MINIO_ENDPOINT   = "http://localhost:9000"

# ─── Create an S3-filesystem against local MinIO ───────────────────────────────
fs = fsspec.filesystem(
    "s3",
    key=MINIO_ACCESS_KEY,
    secret=MINIO_SECRET_KEY,
    client_kwargs={"endpoint_url": MINIO_ENDPOINT},
    use_ssl=False,               # because we're on HTTP
    # config_kwargs={"signature_version": "s3v4"},  # optional
)

# Now you can treat `fs` exactly like S3FS but it talks to your local MinIO.

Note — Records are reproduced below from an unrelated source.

## Stream residual tile into LDS via buffer DMA and route gated GEMMs to gemm2

In the MFMA gemm2 epilogue for the gated-residual variants, the residual tile is now loaded with buffer_load-to-LDS DMA into a swizzled LDS image. The first half is issued before the epilogue and the second half overlaps with the first half's stores. The per-row gate loads are replaced by a single per-tile gate load when the tile lies within one sample. The dispatcher now sends gated-residual and gated-residual-stats GEMMs with K≤1536 to gemm2 by default instead of sched8. This adds shape guards against 32-bit buffer offset overflow and changes the LDS layout, which the stats and store paths have to match.

```diff
diff --git a/videosys_amd/csrc/gemm2_bf16.hip b/videosys_amd/csrc/gemm2_bf16.hip
--- a/videosys_amd/csrc/gemm2_bf16.hip
+++ b/videosys_amd/csrc/gemm2_bf16.hip
@@ -130,6 +130,16 @@
   __builtin_amdgcn_s_barrier();
   __builtin_amdgcn_sched_barrier(0);
 
+  constexpr bool GATED_MF = MF && (EPI == EPI_GATE_RES || EPI == EPI_GATE_RES_STATS);
+  const int64_t r_bytes = GATED_MF ? ((int64_t)(p.M - 1 - row0) * p.ldr + p.N - col0) * 2 : 0;
+  const auto rsrc_r = __builtin_amdgcn_make_buffer_rsrc((void*)(GATED_MF && p.res ? p.res + (int64_t)row0 * p.ldr + col0 : p.res), 0,
+                                                        (int)(r_bytes < 0x7fffffff ? r_bytes : 0x7fffffff), 0x00020000);
+  auto res_voff = [&](int kk) {
+    const int q = 64 * (kk & 63) + lane, m = q / 12, c = (q - 12 * m) ^ ((m >> 2) & 3);
+    int r = wm * 128 + (kk >> 6) * 64 + m;
+    r = row0 + r < p.M ? r : p.M - 1 - row0;
+    return r * (int)p.ldr * 2 + (wn * 96 + c * 8) * 2;
+  };
   int sa = 0, sw = 0;
   uint64_t st_read = 0, st_mfma = 0, st_wait = 0, st_bar = 0, st_t0 = 0, st_begin = 0;
   if constexpr (STAMP) { st_begin = __builtin_amdgcn_s_memtime(); st_t0 = st_begin; }
@@ -318,6 +328,33 @@
     for (int j = 0; j < 6; ++j) bb16[j] = *reinterpret_cast<const uint2*>(p.bias + ncol0 + j * 16 + 4 * lq);
   }
   const bool full = row0 + BM <= p.M;
+  constexpr int SROW = 192, SWAVE = 64 * SROW;
+  constexpr bool SPLIT = GATED_MF && G::NW * (SWAVE + 32 * SROW) <= G::LDS_BYTES;
+  char* const s_a = smem + wave_u * SWAVE;
+  char* const s_b = smem + G::NW * SWAVE + wave_u * (32 * SROW);
+  auto img = [&](int ih_, int m_lo) -> char* { return (SPLIT && ih_ == 1 && m_lo < 32) ? s_b : s_a; };
+  const bool resd = GATED_MF && p.res != nullptr;
+  auto dma_res = [&](int ih_, int k) {
+    __builtin_amdgcn_raw_ptr_buffer_load_lds(rsrc_r, (lds_ptr_t)(img(ih_, k < 6 ? 0 : 32) + k * 1024), 16, res_voff(64 * ih_ + k), 0, 0, 0);
+  };
+  uint2 gt[6];
+  bool gate_tile = false;
+  if constexpr (GATED_MF) {
+    if (resd) {
+#pragma unroll
+      for (int k = 0; k < 12; ++k) dma_res(0, k);
+      if constexpr (SPLIT) {
+#pragma unroll
+        for (int k = 0; k < 6; ++k) dma_res(1, k);
+      }
+    }
+    gate_tile = p.gate != nullptr && p.seg_split <= 0 && p.rows_per_sample % BM == 0;
+    if (gate_tile) {
+      const bf16_t* g0 = p.gate + (int64_t)(row0 / p.rows_per_sample) * p.gate_stride + ncol0 + 4 * lq;
+#pragma unroll
+      for (int j = 0; j < 6; ++j) gt[j] = *reinterpret_cast<const uint2*>(g0 + j * 16);
+    }
+  }
 #pragma unroll
   for (int ih = 0; ih < 2; ++ih) {
     const int wrow0 = row0 + wm * 128 + ih * 64;
@@ -353,35 +390,20 @@
           }
         }
       } else {
-        constexpr bool GATED16 = EPI == EPI_GATE_RES || EPI == EPI_GATE_RES_STATS;
-        if (GATED16 && p.res != nullptr) {
-#pragma unroll
-          for (int half = 0; half < 2; ++half) {
-            uint4 r6[6];
-#pragma unroll
-            for (int k = 0; k < 6; ++k) {
-              const int q = lane + 64 * (6 * half + k);
-              const int m_local = q / 12, c = q - m_local * 12;
-              int grow = wrow0 + m_local;
-              grow = grow < p.M ? grow : p.M - 1;
-              r6[k] = *reinterpret_cast<const uint4*>(p.res + (int64_t)grow * p.ldr + ncol0 + c * 8);
-            }
-#pragma unroll
-            for (int k = 0; k < 6; ++k) {
-              const int q = lane + 64 * (6 * half + k);
-              const int m_local = q / 12, c = q - m_local * 12;
-              *reinterpret_cast<uint4*>(st + m_local * OUT_ROW_BYTES + c * 16) = r6[k];
-            }
-          }
-          asm volatile("s_waitcnt lgkmcnt(0)" ::: "memory");
-          __builtin_amdgcn_wave_barrier();
-        }
+        constexpr bool GATED16 = GATED_MF;
+        const int sx = (l15 >> 2) & 3, cq = lq >> 1;
+        auto eptr = [&](int i2, int j) -> char* {
+          if constexpr (GATED16) return img(ih, i2 * 16) + (i2 * 16 + l15) * SROW + ((((2 * j) | cq) ^ sx) << 4) + 8 * (lq & 1);
+          else return st + (i2 * 16 + l15) * OUT_ROW_BYTES + (j * 16 + 4 * lq) * 2;
+        };
+        if (resd && ih == 0) asm volatile("s_waitcnt vmcnt(0)" ::: "memory");
 #pragma unroll
         for (int i2 = 0; i2 < 4; ++i2) {
           const int i = ih * 4 + i2;
           const int m_local = i2 * 16 + l15;
+          if (resd && ih == 1 && i2 == (SPLIT ? 2 : 0)) asm volatile("s_waitcnt vmcnt(0)" ::: "memory");
           const bf16_t* gate_row = nullptr;
-          if (GATED16 && p.gate != nullptr) {
+          if (GATED16 && p.gate != nullptr && !gate_tile) {
             int grow = wrow0 + m_local;
             grow = grow < p.M ? grow : p.M - 1;
             const int sample = grow / p.rows_per_sample;
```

## 2. Upload Local Files to MinIO

We’ll push these local files into your MinIO “S3” bucket:

- `data/sample.tif`  
- `data/sample_shapefile/` (folder with `.shp`, `.shx`, `.dbf`, `.prj`)

Destination: `my-minio-bucket/e1-input/`

# TODO: set your local paths & MinIO bucket/prefix
local_raster  = "data/sample.tif"
local_shp_dir = "data/sample_shapefile"
bucket        = "my-minio-bucket"
prefix        = "e1-input"

# Create bucket if missing
if not fs.exists(bucket):
    fs.mkdir(bucket)

# Upload GeoTIFF
fs.put(local_raster, f"{bucket}/{prefix}/sample.tif")

# Upload Shapefile pieces
for ext in ["shp", "shx", "dbf", "prj"]:
    fs.put(f"{local_shp_dir}/sample.{ext}", f"{bucket}/{prefix}/sample.{ext}")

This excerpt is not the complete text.